首まわりには首の冷え対策として、吸水性が高く肌触りのよい起毛素材があてがわれています。ファスナーを全開に閉めても、口がファスナーにあたってひんやり不快になるような心配はありません。
各所に配置されたドローコードで調整も簡単
ジャケットの裾口には左右にドローコードを配置。風や雨の侵入を防ぎます。
パンツのウエストはゴムタイプ。前面の調整しやすい位置にドローコードが付いていて、サッと調節できます。
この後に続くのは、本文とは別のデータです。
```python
class TzkPleGateArgs(ctypes.Structure):

    _fields_ = [("B", c_int64), ("H", c_int32), ("n_experts", c_int32), ("n_inputs", c_int32), ("n_gates", c_int32),
                ("in_dim", c_int32 * PLE_MAX_GATES), ("gate_input", c_int32 * PLE_MAX_GATES),
# ... 46 lines not shown
    "tzk_sm_count": (c_int32, []),
    "tzk_lengths_to_offsets_workspace_bytes": (c_size_t, [c_int64]),
    "tzk_lengths_to_offsets": (c_int32, [P, c_int64, P, P, c_size_t, P]),
    "tzk_pooled_gather_fwd": (
        c_int32,
        [P, P, P, P, P, P, P, P, c_int32, c_int32, c_int32, c_int32, P, c_int64, P],
    ),
    "tzk_seq_gather_fwd": (c_int32, [P, P, P, P, P, c_int32, c_int32, c_int32, c_int64, P, P]),
    "tzk_pooled_gather_fwd_f16": (
        c_int32,
        [P, P, P, P, P, P, P, P, c_int32, c_int32, c_int32, c_int32, P, c_int64, P],
    ),
    "tzk_seq_gather_fwd_f16": (c_int32, [P, P, P, P, P, c_int32, c_int32, c_int32, c_int64, P, P]),
    "tzk_pooled_gather_fwd_strided": (
        c_int32,
        [P, P, P, P, P, P, P, P, P, c_int32, c_int32, c_int32, c_int32, P, c_int64, P],
    ),
    "tzk_seq_gather_fwd_strided": (c_int32, [P, P, P, P, P, c_int32, c_int32, c_int32, c_int32, c_int64, P, P]),
    "tzk_pooled_gather_fwd_weighted": (
        c_int32,
        [P, c_int32, P, P, P, P, P, P, P, P, P, c_int32, c_int32, c_int32, c_int32, P, c_int64, P],
    ),
    "tzk_fused_bwd_workspace_bytes": (c_size_t, [c_int64, c_int64, c_int32]),
    "tzk_fused_bwd_weighted_workspace_bytes": (c_size_t, [c_int64, c_int64, c_int32]),
    "tzk_fused_bwd_sort_weighted": (
        c_int32, [c_int32, P, P, P, P, P, c_int32, c_int32, c_int64, c_int64, c_int32, P, c_size_t, P]),
    "tzk_fused_bwd": (
        c_int32,
        [c_int32, c_int32, P, c_int64, P, P, P, P, P, P, P, P, c_int32, c_int32, c_int64, c_int64, c_int32,
         c_int32, P, P, c_float, c_float, c_float, P, c_size_t, P],
    ),
    "tzk_fused_bwd_ex": (
        c_int32,
        [P, c_int32, P, c_int64, P, P, P, P, P, P, P, P, c_int32, c_int32, c_int64, c_int64, c_int32, c_int32, P,
         c_float, P, c_size_t, P],
    ),
    "tzk_fused_bwd_apply_ex": (
        c_int32,
        [P, c_int32, P, c_int64, P, P, P, P, P, P, P, c_int32, c_int32, c_int64, c_int64, c_int32, c_int32, P,
         c_float, P, c_size_t, P],
    ),
    "tzk_fused_bwd_sort": (c_int32, [c_int32, P, P, P, P, c_int32, c_int32, c_int64, c_int64, c_int32, P, c_size_t, P]),
    "tzk_fused_bwd_apply": (
        c_int32,
        [c_int32, c_int32, P, c_int64, P, P, P, P, P, P, P, c_int32, c_int32, c_int64, c_int64, c_int32,
         c_int32, P, P, c_float, c_float, c_float, P, c_size_t, P],
    ),
    "tzk_bucketize_rw_workspace_bytes": (c_size_t, [c_int32, c_int32, c_int32, c_int64]),
    "tzk_bucketize_rw": (
        c_int32,
        [P, P, c_int32, c_int32, c_int32, P, P, c_int64, c_int64, P, P, P, P, P, P, c_size_t, P],
    ),
    "tzk_bag_grad_expand": (c_int32, [P, c_int64, P, P, P, P, c_int32, c_int32, c_int32, P, P]),
    "tzk_permute_lengths": (c_int32, [P, P, c_int32, c_int32, P, P]),
    "tzk_permute_ids": (c_int32, [P, P, P, P, c_int32, c_int32, P, P]),
    "tzk_permute_weights": (c_int32, [P, P, P, P, c_int32, c_int32, P, P]),
    "tzk_col_gather_sum": (c_int32, [P, P, c_int32, P, P, P, c_int32, c_int64, P, c_int64, P]),
    "tzk_jagged_to_padded": (c_int32, [P, P, c_int32, c_int32, c_int32, P, P]),
    "tzk_padded_to_jagged": (c_int32, [P, P, c_int32, c_int32, c_int32, c_int64, P, P]),
    "tzk_fm_fwd": (c_int32, [P, c_int64, c_int64, c_int32, c_int32, P, c_int64, P]),
    "tzk_fm_bwd": (c_int32, [P, c_int64, P, c_int64, c_int64, c_int32, c_int32, P, c_int64, P]),
    "tzk_dot_interact_fwd": (
        c_int32,
        [P, c_int64, P, c_int64, c_int64, c_int32, c_int32, c_int32, c_int32, c_int32, P, c_int64, P],
    ),
    "tzk_bias_act": (c_int32, [P, c_int64, P, c_int64, c_int32, c_int32, P]),
    "tzk_act_bwd_colsum_workspace_bytes": (c_size_t, [c_int64, c_int32]),
    "tzk_act_bwd_colsum": (c_int32, [P, c_int64, P, c_int64, c_int64, c_int32, c_int32, P, c_int64, P, P, c_size_t, P]),
    "tzk_small_linear_fwd": (c_int32, [P, c_int64, P, P, c_int64, c_int32, c_int32, c_int32, P, c_int64, P]),
    "tzk_small_linear_bwd_workspace_bytes": (c_size_t, [c_int64, c_int32, c_int32]),
    "tzk_small_linear_bwd": (
        c_int32,
        [P, c_int64, P, P, c_int64, P, c_int64, c_int64, c_int32, c_int32, c_int32, P, c_int64, P, P, P, c_size_t, P],
    ),
    "tzk_bce_logits_workspace_bytes": (c_size_t, [c_int64]),
    "tzk_bce_logits_fwd_bwd": (c_int32, [P, P, c_int64, P, P, P, c_size_t, P]),
    "tzk_dot_interact_bwd": (
        c_int32,
        [P, c_int64, P, c_int64, P, c_int64, c_int64, c_int32, c_int32, c_int32, c_int32, c_int32, P, c_int64, P,
         c_int64, P],
    ),
    "tzk_interact_wide_bwd": (
        c_int32, [P, c_int64, P, c_int64, P, c_int64, P, c_int64, c_int64, P, c_int64, P, c_int64, P, P, P]),
    "tzk_interact_wide_fwd": (
        c_int32, [P, c_int64, P, c_int64, P, c_int64, P, c_int64, P, c_int64, P, c_int64, P, P, P]),
    "tzk_interact_wide_wgrad": (
        c_int32, [P, c_int64, P, c_int64, P, c_int64, P, c_int64, c_int64, c_int32, P, P, c_int64, P]),
    "tzk_tower_tail_bce_workspace_bytes": (c_size_t, [c_int64, c_int32, c_int32]),
    "tzk_tower_tail_bce": (c_int32, [P, c_int64, P, P, P, P, P, c_int64, c_int32, c_int32, P, P, c_int64, P, P, c_size_t, P]),
    "tzk_din_attn_input_fwd": (c_int32, [P, c_int64, c_int32, P, P, c_int32, c_int32, c_int64, P, P]),
    "tzk_din_attn_input_bwd": (c_int32, [P, P, c_int64, c_int32, P, P, c_int32, c_int32, c_int64, P, P, P]),
    "tzk_jagged_softmax_wsum_fwd": (c_int32, [P, P, P, c_int32, c_int32, c_int32, c_int64, P, P, P]),
    "tzk_jagged_softmax_wsum_bwd": (c_int32, [P, P, P, P, c_int32, c_int32, c_int32, c_int64, P, P, P]),
    "tzk_peer_pooled_gather_fwd": (
        c_int32, [P, P, P, P, P, P, P, P, P, P, c_int32, c_int32, c_int32, c_int32, P, c_int64, P, P, P]),
    "tzk_peer_pooled_gather_fwd_sel": (
        c_int32, [P, P, P, P, P, P, P, P, P, P, c_int32, c_int32, c_int32, c_int32, P, c_int64, P, P, P, c_int32, P]),
    "tzk_peer_seq_gather_fwd": (
        c_int32, [P, P, P, P, P, P, P, c_int32, c_int32, c_int32, c_int32, c_int64, P, P, P, P]),
    "tzk_peer_mirror_refresh": (c_int32, [P, c_int32, P, P, P, P, c_int32, P, P]),
    "tzk_peer_barrier": (c_int32, [P, c_int32, c_int32, P, P]),
    "tzk_peer_bucketize_workspace_bytes": (c_size_t, [c_int32, c_int32, c_int32]),
    "tzk_peer_bucketize": (
        c_int32, [P, P, c_int32, c_int32, c_int32, P, P, P, P, c_int32, c_int64, P, P, P, P, c_size_t, P]),
    "tzk_peer_publish_grad": (c_int32, [P, c_int64, P, P, P, P, c_int32, c_int32, P, c_int64, P]),
    "tzk_peer_push_grad": (
        c_int32, [P, P, c_int64, P, P, P, P, P, c_int32, c_int32, c_int64, c_int32, c_int32, c_int32, P]),
    "tzk_peer_allreduce_mean": (c_int32, [P, c_int32, c_int64, P, P]),
    "tzk_peer_small_update": (c_int32, [P, P, P, c_int32, P, c_int32, c_int32, c_int32, P, P]),
    "tzk_fused_bwd_sort_peer": (
        c_int32, [P, P, P, c_int32, c_int32, c_int64, c_int32, c_int64, c_int32, P, P, c_size_t, P]),
    "tzk_fused_bwd_apply_peer": (
        c_int32,
        [P, c_int32, P, c_int64, P, P, P, P, P, P, c_int32, c_int32, c_int32, c_int32, c_int64, c_int32, c_int64,
         c_int32, c_int32, P, c_float, P, c_size_t, P]),
    "tzk_peer_pooled_gather_fwd_weighted": (
        c_int32, [P, P, P, P, P, P, P, P, P, P, c_int32, c_int32, c_int32, c_int32, P, c_int64, P, P, P, P, c_int32, P]),
    "tzk_peer_bucketize_weighted": (
        c_int32, [P, P, c_int32, c_int32, c_int32, P, P, P, P, c_int32, c_int64, P, P, P, P, c_size_t, P, P, P]),
    "tzk_peer_push_grad_weighted": (
        c_int32, [P, P, c_int64, P, P, P, P, P, c_int32, c_int32, c_int64, c_int32, c_int32, c_int32, P, P]),
    "tzk_dot_interact27_fwd_bf16": (c_int32, [P, c_int64, P, c_int64, c_int64, P, c_int64, P]),
    "tzk_dot_interact27_bwd_bf16": (
        c_int32, [P, c_int64, P, c_int64, P, c_int64, c_int64, P, c_int64, P, c_int64, P]),
    "tzk_binned_auc_update": (c_int32, [P, c_int32, P, c_int32, c_int64, P, c_int32, P, P, P]),
    "tzk_peer_pooled_gather_fwd_f16": (
        c_int32, [P, P, P, P, P, P, P, P, P, P, c_int32, c_int32, c_int32, c_int32, P, c_int64, P, P, P]),
    "tzk_peer_pooled_gather_fwd_sel_f16": (
        c_int32, [P, P, P, P, P, P, P, P, P, P, c_int32, c_int32, c_int32, c_int32, P, c_int64, P, P, P, c_int32, P]),
    "tzk_peer_pooled_gather_fwd_weighted_f16": (
        c_int32, [P, P, P, P, P, P, P, P, P, P, c_int32, c_int32, c_int32, c_int32, P, c_int64, P, P, P, P, c_int32, P]),
    "tzk_peer_seq_gather_fwd_f16": (
        c_int32, [P, P, P, P, P, P, P, c_int32, c_int32, c_int32, c_int32, c_int64, P, P, P, P]),
    "tzk_peer_mirror_refresh_f16": (c_int32, [P, c_int32, P, P, P, P, c_int32, P, P]),
    "tzk_wukong_mix_fwd": (
        c_int32, [P, P, P, P, P, P, c_int64, c_int32, c_int32, c_int32, c_int32, c_int32, c_int32, P, P, P, P]),
    "tzk_wukong_mix_bwd": (
        c_int32,
        [P, P, P, P, P, P, P, P, c_int64, c_int32, c_int32, c_int32, c_int32, c_int32, c_int32, P, P, P, P]),
    "tzk_wukong_out_fwd": (c_int32, [P, P, P, P, c_int64, c_int32, c_int32, c_int32, c_int32, P, P, P]),
    "tzk_wukong_out_bwd": (
        c_int32, [P, P, P, P, P, c_int64, c_int32, c_int32, c_int32, c_int32, P, P, P, P, P]),
    "tzk_masknet_mask_fwd": (c_int32, [P, c_int32, P, P, P, P, c_int64, c_int32, c_int32, c_int32, P, P, P]),
    "tzk_masknet_mask_bwd": (
        c_int32, [P, c_int32, P, P, P, P, P, P, c_int64, c_int32, c_int32, c_int32, P, P, P, P, P]),
    "tzk_masknet_ffn_fwd": (c_int32, [P, P, P, P, c_int64, c_int32, c_int32, c_int32, P, P, P]),
    "tzk_masknet_ffn_bwd": (c_int32, [P, P, P, P, P, P, c_int64, c_int32, c_int32, c_int32, P, P, P, P]),
    "tzk_ple_gate_smem_bytes": (c_int64, [P, c_int32]),
    "tzk_ple_gate_fwd": (c_int32, [P, c_int32, P, P, P]),
    "tzk_ple_gate_bwd": (c_int32, [P, P, P, c_int32, P, P, P, P]),
    "tzk_pepnet_gate_fwd": (c_int32, [P, c_int32, P]),
    "tzk_pepnet_gate_bwd": (c_int32, [P, c_int32, P, P, P]),
    "tzk_jrc_loss_workspace_bytes": (c_size_t, [c_int64]),
    "tzk_jrc_loss": (c_int32, [P, c_int64, P, P, P, c_int64, c_float, c_int32, P, P, P, c_size_t, P]),
    "tzk_rocket_head_fwd": (c_int32, [P, c_int32, P, P, P]),
    "tzk_rocket_head_bwd": (c_int32, [P, P, P, c_int32, P, P, P]),
}

_lib = None


class TzkError(RuntimeError):
    pass


def lib() -> ctypes.CDLL:
    global _lib
    if _lib is None:
        if not os.path.exists(LIB_PATH):
            raise TzkError(
                f"{LIB_PATH} not found: build it with `python -m torcheasyrec_b200.csrc.build` "
                "(or __graft_entry__.build()).  There is no CPU fallback."
# ... 17 lines not shown
```

torcheasyrec_b200/csrc/tzk_common.cuh:

```cuda
#pragma once
#include <stdlib.h>
#include <cuda_fp16.h>
#include <cuda_runtime.h>
#include <stdint.h>
#include <stdio.h>

#include "../../include/tzk.h"

namespace tzk {

void set_error(const char* fmt, ...);

inline cudaStream_t as_stream(tzk_stream_t s) { return reinterpret_cast<cudaStream_t>(s); }

#define TZK_CHECK_LAUNCH(name)                                                      \
  do {                                                                              \
    cudaError_t e__ = cudaGetLastError();                                           \
    if (e__ != cudaSuccess) {                                                       \
      ::tzk::set_error("%s: launch failed: %s", name, cudaGetErrorString(e__));     \
      return 2;                                                                     \
    }                                                                               \
  } while (0)

#define TZK_REQUIRE(cond, ...)        \
  do {                                \
    if (!(cond)) {                    \
      ::tzk::set_error(__VA_ARGS__);  \
      return 1;                       \
    }                                 \
  } while (0)

constexpr int kSmCountH100 = 132;

inline bool unvalidated_switch(const char* name) {
  const char* e = getenv(name);
  if (e && (e[0] == '0' || e[0] == '1')) return e[0] == '1';
  const char* x = getenv("TZK_EXPERIMENTAL");
  return x && x[0] == '1';
}

__host__ __device__ inline int64_t ceil_div64(int64_t a, int64_t b) { return (a + b - 1) / b; }
inline size_t align_up(size_t x, size_t a) { return (x + a - 1) / a * a; }
__host__ __device__ inline size_t align16(size_t x) { return (x + 15) / 16 * 16; }

__device__ __forceinline__ float4 ld_row_f4(const float* p) {
  float4 r;
  asm("ld.global.nc.L1::no_allocate.v4.f32 {%0,%1,%2,%3}, [%4];"
               : "=f"(r.x), "=f"(r.y), "=f"(r.z), "=f"(r.w)
               : "l"(p));
  return r;
}
__device__ __forceinline__ float4 ld_coh_f4(const float* p) {
  float4 r;
  asm("ld.global.L1::no_allocate.v4.f32 {%0,%1,%2,%3}, [%4];" : "=f"(r.x), "=f"(r.y), "=f"(r.z), "=f"(r.w) : "l"(p));
  return r;
}
__device__ __forceinline__ float4 ld_rw_f4(const float* p) {
  float4 r;
  asm volatile("ld.global.L1::no_allocate.v4.f32 {%0,%1,%2,%3}, [%4];"
               : "=f"(r.x), "=f"(r.y), "=f"(r.z), "=f"(r.w)
               : "l"(p)
               : "memory");
  return r;
}
__device__ __forceinline__ float4 ld_row_h4(const __half* p) {
  unsigned int a, b;
  asm("ld.global.nc.L1::no_allocate.v2.u32 {%0,%1}, [%2];" : "=r"(a), "=r"(b) : "l"(p));
  const float2 lo = __half22float2(*reinterpret_cast<const __half2*>(&a));
  const float2 hi = __half22float2(*reinterpret_cast<const __half2*>(&b));
  return make_float4(lo.x, lo.y, hi.x, hi.y);
}
template <typename WT> __device__ __forceinline__ float4 ld_table_f4(const WT* p);
template <> __device__ __forceinline__ float4 ld_table_f4<float>(const float* p) { return ld_row_f4(p); }
template <> __device__ __forceinline__ float4 ld_table_f4<__half>(const __half* p) { return ld_row_h4(p); }
template <typename WT> __device__ __forceinline__ float ld_table_f1(const WT* p);
template <> __device__ __forceinline__ float ld_table_f1<float>(const float* p) { return __ldg(p); }
template <> __device__ __forceinline__ float ld_table_f1<__half>(const __half* p) { return __half2float(__ldg(p)); }

__device__ __forceinline__ void st_stream_f4(float* p, const float4& v) {
  asm volatile("st.global.L1::no_allocate.v4.f32 [%0], {%1,%2,%3,%4};" ::"l"(p), "f"(v.x), "f"(v.y),
               "f"(v.z), "f"(v.w)
               : "memory");
}
__device__ __forceinline__ float4 f4_add(const float4& a, const float4& b) {
  return make_float4(a.x + b.x, a.y + b.y, a.z + b.z, a.w + b.w);
}
__device__ __forceinline__ float4 f4_scale(const float4& a, float s) {
  return make_float4(a.x * s, a.y * s, a.z * s, a.w * s);
}

}
```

パンツの裾口もドローコードで締め付けが可能。前面の操作がしやすい位置に配置されているので、調整も簡単です。
オプションのリストバンドでさらに便利
袖口の絞りはベルクロ式。雨の侵入を防ぎます。
雨の中、腕を上に伸ばすようなシーンでは、袖口からツツーと水が伝ってくることも。そんなときにはオプションで販売されている「雨対策用リストバンド」が便利です。
袖口の上に重ねてベルクロで絞ればOK。屋久島登山など、長時間の雨が予想されるときに活躍します。
気になった点を聞いてみた
夏のアルプス縦走などでも使用できますか?
無雪期であることを前提に、アルプス縦走などでも必要十分なスペックはあると考えています。ただし、あくまでも富士山や屋久島など、はじめてレインウェアを購入・使用される方におすすめしています。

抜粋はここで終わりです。